Restenosis after coronary angioplasty: a multivariate statistical model to relate lesion and procedure variables to restenosis. The M-HEART Investigators.

The Multi-Hospital Eastern Atlantic Restenosis Trial group obtained follow-up angiography in 510 patients with 598 successfully dilated coronary lesions who were enrolled in a controlled trial of the effects of a single dose of 1 g of methylprednisolone on restenosis after coronary angioplasty.
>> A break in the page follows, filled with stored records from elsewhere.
template <int NT, bool DGRAD, bool FIRST, int LASTD, int CF>
__device__ __forceinline__ void dense4_body(const DenseArgs& a, long groups, long set0, unsigned bid) {
    static_assert(NT == 1 || NT == 2, "4 NT accumulator tiles: two waves per SIMD up to NT = 2");
    static_assert(!FIRST || DGRAD, "FIRST is a data-gradient epilogue");
    static_assert(LASTD == 0 || ((LASTD == 2 || LASTD == 3) && DGRAD), "LASTD: the rank-1 data-gradient forms only");
    static_assert(CF == 0 || (!DGRAD && CF <= SVAE_MAX_OUT), "CF = output channels of the forward epilogue's W_o contraction");
    extern __shared__ __attribute__((aligned(16))) float smem[];
    using Cfg = DenseCfg<NT>;
    constexpr int NB = Cfg::NB, G = Cfg::G, CHUNK = Cfg::CHUNK, NINSTR = Cfg::NINSTR;
    const int lane = threadIdx.x & 63;
    const int wave = __builtin_amdgcn_readfirstlane(threadIdx.x >> 6);
    const int nl = lane & 31, h = lane >> 5;
    const int Hp = a.Hp;
    const int noct = Hp / 8;
    const int nchunk = noct / G;
    const int ntile = Hp / 32;
    const int nblk = ntile / NT;
    const long local = bid >> 3;
    const int nb = (int)(local % nblk);
    const long set = set0 + (local / nblk) * 8 + (bid & 7);
    const long rg = set * 4 + wave;
    const bool live = rg < groups;
    const long rgl = live ? rg : groups - 1;

    const float* arow = a.in + ((rgl * 16 + (nl >> 1)) * (long)Hp + 4 * h) * 8 + (nl & 1) * 4;
    const float* bfrag = smem + lane * 4;
    const unsigned lds_base = (unsigned)(size_t)(__attribute__((address_space(3))) float*)smem;

    f32x16 acc[4][NT];
#pragma unroll
    for (int c = 0; c < 4; ++c)
#pragma unroll
        for (int t = 0; t < NT; ++t)
#pragma unroll
            for (int r = 0; r < 16; ++r) acc[c][t][r] = 0.0f;

    constexpr int PW = (NINSTR + 3) / 4;
    unsigned poff[PW], pm0[PW];
#pragma unroll
    for (int j = 0; j < PW; ++j) {
        const int idx = wave + 4 * j;
        const int gl = (idx < NINSTR ? idx : NINSTR - 1) / NT, tt = (idx < NINSTR ? idx : NINSTR - 1) % NT;
        poff[j] = (unsigned)(((gl * ntile + nb * NT + tt) * 256 + lane * 4) * 4);
        pm0[j] = lds_base + (unsigned)(idx < NINSTR ? idx : NINSTR - 1) * 1024u;
    }
    const unsigned chunk_bytes = (unsigned)(G * ntile) * 1024u;
    auto stage_piece = [&](int c, int buf, int j) {
        glds16_s(reinterpret_cast<const char*>(a.wp) + (long)c * chunk_bytes, poff[j], pm0[j] + (unsigned)(buf * CHUNK) * 4u);
    };
    auto stage = [&](int c, int buf) {
#pragma unroll
        for (int j = 0; j < PW; ++j) stage_piece(c, buf, j);
    };
    auto read_b = [&](int o, float4 (&b)[NT]) {
        const float* base = bfrag + ((o / G) & 1) * CHUNK + (o % G) * NT * 256;
#pragma unroll
        for (int t = 0; t < NT; ++t) b[t] = *reinterpret_cast<const float4*>(base + t * 256);
    };
    constexpr int P = PW;
    constexpr int PE = (P + 3) / 4;
    static_assert(G == 4, "the slot offsets assume 4 octets per chunk");

    float* rowx = smem + 2 * CHUNK + wave * (3 * 128);
    if (FIRST) {
#pragma unroll
        for (int rr = 0; rr < 2; ++rr) {
            const int row = lane + 64 * rr;
            const long tile = rgl * 4 + (row >> 5);
            const int b = (int)(tile / a.Timg);
            const int i = (int)(tile % a.Timg) * 32 + (row & 31);
            const float4 pb = a.posebuf[b];
            const float* cbase = a.pose.coords ? a.pose.coords + (long)b * a.N * 2 : a.pose.grid;
            const float2 g2 = *reinterpret_cast<const float2*>(cbase + (long)(i < a.N ? i : a.N - 1) * 2);
            const bool in = i < a.N;
            rowx[row] = in ? pb.x * g2.x - pb.y * g2.y + pb.z : 0.0f;
            rowx[128 + row] = in ? pb.y * g2.x + pb.x * g2.y + pb.w : 0.0f;
            if (LASTD != 0) rowx[256 + row] = a.do_p[rgl * 128 + row];
        }
    }
    stage(0, 0);
    stage(nchunk > 1 ? 1 : 0, 1);
    f32x4v av[G][4];
    float4 b0[NT], b1[NT];
#pragma unroll
    for (int gl = 0; gl < G; ++gl)
#pragma unroll
        for (int e = 0; e < 4; ++e) av[gl][e] = f32x4v{0.0f, 0.0f, 0.0f, 0.0f};
    load_a4<0>(arow, av[0][0]); load_a4<32>(arow, av[0][1]); load_a4<64>(arow, av[0][2]); load_a4<96>(arow, av[0][3]);
    load_a4<256>(arow, av[1][0]); load_a4<288>(arow, av[1][1]); load_a4<320>(arow, av[1][2]); load_a4<352>(arow, av[1][3]);
    load_a4<512>(arow, av[2][0]); load_a4<544>(arow, av[2][1]); load_a4<576>(arow, av[2][2]); load_a4<608>(arow, av[2][3]);
    load_a4<768>(arow, av[3][0]); load_a4<800>(arow, av[3][1]); load_a4<832>(arow, av[3][2]); load_a4<864>(arow, av[3][3]);
#pragma unroll
    for (int gl = 0; gl < G; ++gl)
#pragma unroll
        for (int e = 0; e < 4; ++e) wait_vm4<0>(av[gl][e]);
    __syncthreads();
    read_b(0, b0);
    const int spare = nchunk & 1;
    auto kstep = [&](const f32x4v& x, const float4 (&bf)[NT], int e) {
#pragma unroll
        for (int t = 0; t < NT; ++t) {
            const float bv = e == 0 ? bf[t].x : e == 1 ? bf[t].y : e == 2 ? bf[t].z : bf[t].w;
            acc[0][t] = __builtin_amdgcn_mfma_f32_32x32x2f32(x[0], bv, acc[0][t], 0, 0, 0);
            acc[1][t] = __builtin_amdgcn_mfma_f32_32x32x2f32(x[1], bv, acc[1][t], 0, 0, 0);
            acc[2][t] = __builtin_amdgcn_mfma_f32_32x32x2f32(x[2], bv, acc[2][t], 0, 0, 0);
            acc[3][t] = __builtin_amdgcn_mfma_f32_32x32x2f32(x[3], bv, acc[3][t], 0, 0, 0);
        }
    };
    auto reload = [&](int gl, int e, const float* anext) {
        if (gl == 0 && e == 0) load_a4<0>(anext, av[0][0]);
// ... 36 lines not shown
                reload(gl, e, anext);
                if (gl == G - 1) {
#pragma unroll
                    for (int j = 0; j < PE; ++j)
                        if (e * PE + j < P) stage_piece(cstage, bstage, e * PE + j);
                }
                __builtin_amdgcn_sched_barrier(0);
            }
        }
    }
    {
#pragma unroll
        for (int gl = 0; gl < G; ++gl)
#pragma unroll
            for (int e = 0; e < 4; ++e) wait_vm4<0>(av[gl][e]);
        const int o0 = (nchunk - 1) * G;
        const int gtail = (a.H + 7) / 8 - o0;
#pragma unroll
        for (int gl = 0; gl < G; ++gl) {
            if (gl < gtail) {
                if (gl + 1 < G) { if (gl & 1) read_b(o0 + gl + 1, b0); else read_b(o0 + gl + 1, b1); }
#pragma unroll
                for (int e = 0; e < 4; ++e) {
                    const f32x4v x = LASTD != 0 ? rank1_actgrad<LASTD>(av[gl][e]) : av[gl][e];
                    if (LASTD != 0) __builtin_amdgcn_sched_barrier(0);
                    if (gl & 1) kstep(x, b1, e); else kstep(x, b0, e);
                    if (LASTD != 0) __builtin_amdgcn_sched_barrier(0);
                }
            }
        }
    }
    if (!live) return;

    auto epi = [&](auto act_tag) {
        constexpr int ACT = decltype(act_tag)::value;
        constexpr int NS = 4 * NT;
        float bias[NT];
#pragma unroll
        for (int t = 0; t < NT; ++t) {
            const int n = nb * NB + t * 32 + nl;
            const float bv = DGRAD ? 0.0f : a.bias[n < a.H ? n : a.H - 1];
            bias[t] = (n < a.H) ? bv : 0.0f;
        }
        auto voff = [&](int q, int r, int t) -> long {
            return ((rgl * 16 + 4 * q + 2 * h + (r >> 1)) * (long)Hp + nb * NB + t * 32 + nl) * 8 + 4 * (r & 1);
        };
        auto value = [&](int q, int r, int t, const float4& aux, const float4& dq) -> float4 {
            float4 v = make_float4(acc[0][t][4 * q + r], acc[1][t][4 * q + r], acc[2][t][4 * q + r], acc[3][t][4 * q + r]);
            v = dense_epilogue<ACT, DGRAD>(v, bias[t], aux);
            if (LASTD != 0) { v.x *= dq.x; v.y *= dq.y; v.z *= dq.z; v.w *= dq.w; }
            return v;
        };
        if (!FIRST) {
            float4 xa[2][4];
            float4 dqv[2][4];
            auto fetch_aux = [&](int s_, float4 (&fa)[4]) {
                const int q = s_ / NT, t = s_ % NT;
#pragma unroll
                for (int r = 0; r < 4; ++r) fa[r] = *reinterpret_cast<const float4*>(a.aux + voff(q, r, t));
            };
            auto fetch_dq = [&](int q, float4 (&d)[4]) {
#pragma unroll
                for (int r = 0; r < 4; ++r) d[r] = *reinterpret_cast<const float4*>(a.do_p + rgl * 128 + 32 * q + 16 * h + 4 * r);
            };
            constexpr int CFN = CF > 0 ? CF : 1;
            float wo[CFN][NT], lp[CFN][16];
            if (CF > 0) {
#pragma unroll
                for (int c = 0; c < CFN; ++c)
#pragma unroll
                    for (int t = 0; t < NT; ++t) {
                        const int n = nb * NB + t * 32 + nl;
                        const float wv = a.out_w[c * a.H + (n < a.H ? n : a.H - 1)];
                        wo[c][t] = (n < a.H) ? wv : 0.0f;
                    }
            }
            if (DGRAD) fetch_aux(0, xa[0]);
            if (LASTD != 0) fetch_dq(0, dqv[0]);
#pragma unroll
            for (int s_ = 0; s_ < NS; ++s_) {
                const int q = s_ / NT, t = s_ % NT;
                if (s_ + 1 < NS) {
                    if (DGRAD) fetch_aux(s_ + 1, xa[(s_ + 1) & 1]);
                    if (LASTD != 0 && (s_ + 1) % NT == 0) fetch_dq((s_ + 1) / NT, dqv[((s_ + 1) / NT) & 1]);
                }
                if (CF > 0 && t == 0) {
#pragma unroll
                    for (int c = 0; c < CFN; ++c)
#pragma unroll
                        for (int j = 0; j < 16; ++j) lp[c][j] = 0.0f;
                }
#pragma unroll
                for (int r = 0; r < 4; ++r) {
                    const float4 v = value(q, r, t, xa[s_ & 1][r], dqv[q & 1][r]);
                    *reinterpret_cast<float4*>(a.out + voff(q, r, t)) = v;
                    if (CF > 0) {
#pragma unroll
                        for (int c = 0; c < CFN; ++c) {
                            lp[c][4 * r] += v.x * wo[c][t]; lp[c][4 * r + 1] += v.y * wo[c][t];
                            lp[c][4 * r + 2] += v.z * wo[c][t]; lp[c][4 * r + 3] += v.w * wo[c][t];
                        }
                    }
                }
                if (CF > 0 && t == NT - 1) {
#pragma unroll
                    for (int c = 0; c < CFN; ++c) {
                        float s4[4];
                        half_reduce16(lp[c], s4);
                        if (nl < 4) {
                            const int cls = ((nl & 1) << 1) | (nl >> 1);
                            *reinterpret_cast<float4*>(a.lpart + ((long)nb * CFN + c) * a.Mp + rgl * 128 + 32 * q + 16 * h + 4 * cls) =
                                make_float4(s4[0], s4[1], s4[2], s4[3]);
                        }
                    }
                }
            }
        } else {
            float4 xa[2][NT][2];
            auto fetch_aux = [&](int hp, float4 (&fa)[NT][2]) {
                const int q = hp >> 1, rh = hp & 1;
#pragma unroll
                for (int t = 0; t < NT; ++t)
#pragma unroll
                    for (int r2 = 0; r2 < 2; ++r2) fa[t][r2] = *reinterpret_cast<const float4*>(a.aux + voff(q, 2 * rh + r2, t));
            };
            fetch_aux(0, xa[0]);
            float2 w[NT];
            float sv[NT], g0[NT], g1[NT];
#pragma unroll
            for (int hp = 0; hp < 8; ++hp) {
                const int q = hp >> 1, rh = hp & 1;
                const long tile = rgl * 4 + q;
                if (rh == 0) {
                    const int b = (int)(tile / a.Timg);
#pragma unroll
                    for (int t = 0; t < NT; ++t) {
                        w[t] = *reinterpret_cast<const float2*>(a.tab + ((long)b * Hp + nb * NB + t * 32 + nl) * kSlots);
                        sv[t] = 0.0f; g0[t] = 0.0f; g1[t] = 0.0f;
                    }
                }
                if (hp + 1 < 8) fetch_aux(hp + 1, xa[(hp + 1) & 1]);
                const float* rx = rowx + 32 * q + 16 * h + 8 * rh;
                float4 x0v[2], x1v[2], dq[2];
#pragma unroll
                for (int r2 = 0; r2 < 2; ++r2) {
                    x0v[r2] = *reinterpret_cast<const float4*>(rx + 4 * r2);
                    x1v[r2] = *reinterpret_cast<const float4*>(rx + 128 + 4 * r2);
                    if (LASTD != 0) dq[r2] = *reinterpret_cast<const float4*>(rx + 256 + 4 * r2);
                }
                float pd[16];
#pragma unroll
                for (int j = 0; j < 16; ++j) pd[j] = 0.0f;
#pragma unroll
                for (int t = 0; t < NT; ++t)
#pragma unroll
                    for (int r2 = 0; r2 < 2; ++r2) {
                        const float4 v = value(q, 2 * rh + r2, t, xa[hp & 1][t][r2], dq[r2]);
                        const float vv[4] = {v.x, v.y, v.z, v.w};
                        const float xx0[4] = {x0v[r2].x, x0v[r2].y, x0v[r2].z, x0v[r2].w};
                        const float xx1[4] = {x1v[r2].x, x1v[r2].y, x1v[r2].z, x1v[r2].w};
#pragma unroll
                        for (int cc = 0; cc < 4; ++cc) {
                            const int j = 4 * r2 + cc;
                            sv[t] += vv[cc];
                            g0[t] += vv[cc] * xx0[cc];
                            g1[t] += vv[cc] * xx1[cc];
                            pd[j] += vv[cc] * w[t].x;
                            pd[8 + j] += vv[cc] * w[t].y;
                        }
                    }
                float s4[4];
                half_reduce16(pd, s4);
                if (nl < 4) {
                    const int cls = ((nl & 1) << 1) | (nl >> 1);
                    float* dst = a.dfpart + ((long)nb * a.Mp + tile * 32 + 16 * h + 8 * rh + 4 * (cls & 1)) * 2 + (cls >> 1);
                    dst[0] = s4[0]; dst[2] = s4[1]; dst[4] = s4[2]; dst[6] = s4[3];
                }
                if (rh == 1) {
#pragma unroll
                    for (int t = 0; t < NT; ++t) {
                        const float G0 = g0[t] + __shfl_xor(g0[t], 32), G1 = g1[t] + __shfl_xor(g1[t], 32);
                        const float S = sv[t] + __shfl_xor(sv[t], 32);
                        const int k = nb * NB + t * 32 + nl;
                        if (h == 0) *reinterpret_cast<float4*>(a.sgtile + (tile * (long)Hp + k) * 4) = make_float4(G0, G1, S, 0.0f);
                    }
                }
            }
        }
    };
    switch (a.act) {
        case SVAE_ACT_TANH: epi(std::integral_constant<int, SVAE_ACT_TANH>()); break;
        case SVAE_ACT_LEAKYRELU: epi(std::integral_constant<int, SVAE_ACT_LEAKYRELU>()); break;
        case SVAE_ACT_RELU: epi(std::integral_constant<int, SVAE_ACT_RELU>()); break;
        default: epi(std::integral_constant<int, SVAE_ACT_SIGMOID>()); break;
    }
}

The overall restenosis rate was 39.6%. The strongest univariate relations to the restenosis rate were found for lesion location (saphenous vein graft, 68%; left anterior descending artery, 45%; left circumflex artery and right coronary artery, 32%; p = 0.002); lesion length (less than or equal to 4.6 mm, 33%; greater than 4.6 mm, 45%; p = 0.001); percent stenosis before angioplasty (less than or equal to 73%, 25%; greater than 73%, 43%; p = 0.005), percent stenosis after angioplasty (less than or equal to 21%, 33%; greater than 21%, 46%; p = 0.017) and arterial diameter (less than 2.9 mm, 44%; greater than or equal to 2.9 mm, 34%; p = 0.036). Two multivariate models to predict restenosis probability were developed with use of stepwise logistic regression. The preprocedural model, which included only variables whose values were known before angioplasty, entered lesion length, vein graft location, left anterior descending artery location, percent stenosis before angioplasty, eccentric lesion and arterial diameter. The postprocedural model, which also included variables whose values were known after angioplasty was performed, was similar to the preangioplasty model except that it also entered postangioplasty percent stenosis and "optimal" balloon sizing but did not enter eccentric lesion. These data indicate that the probability of restenosis after angioplasty is determined predominantly by the characteristics of the lesion being dilated. They are consistent with the known intimal proliferative mechanism of restenosis, offer a means of identifying lesions at unusually high or low risk of restenosis, and of predicting the likelihood that a particular lesion will restenose after angioplasty and provide a rationale for stratification by restenosis probability in the design of future studies of restenosis.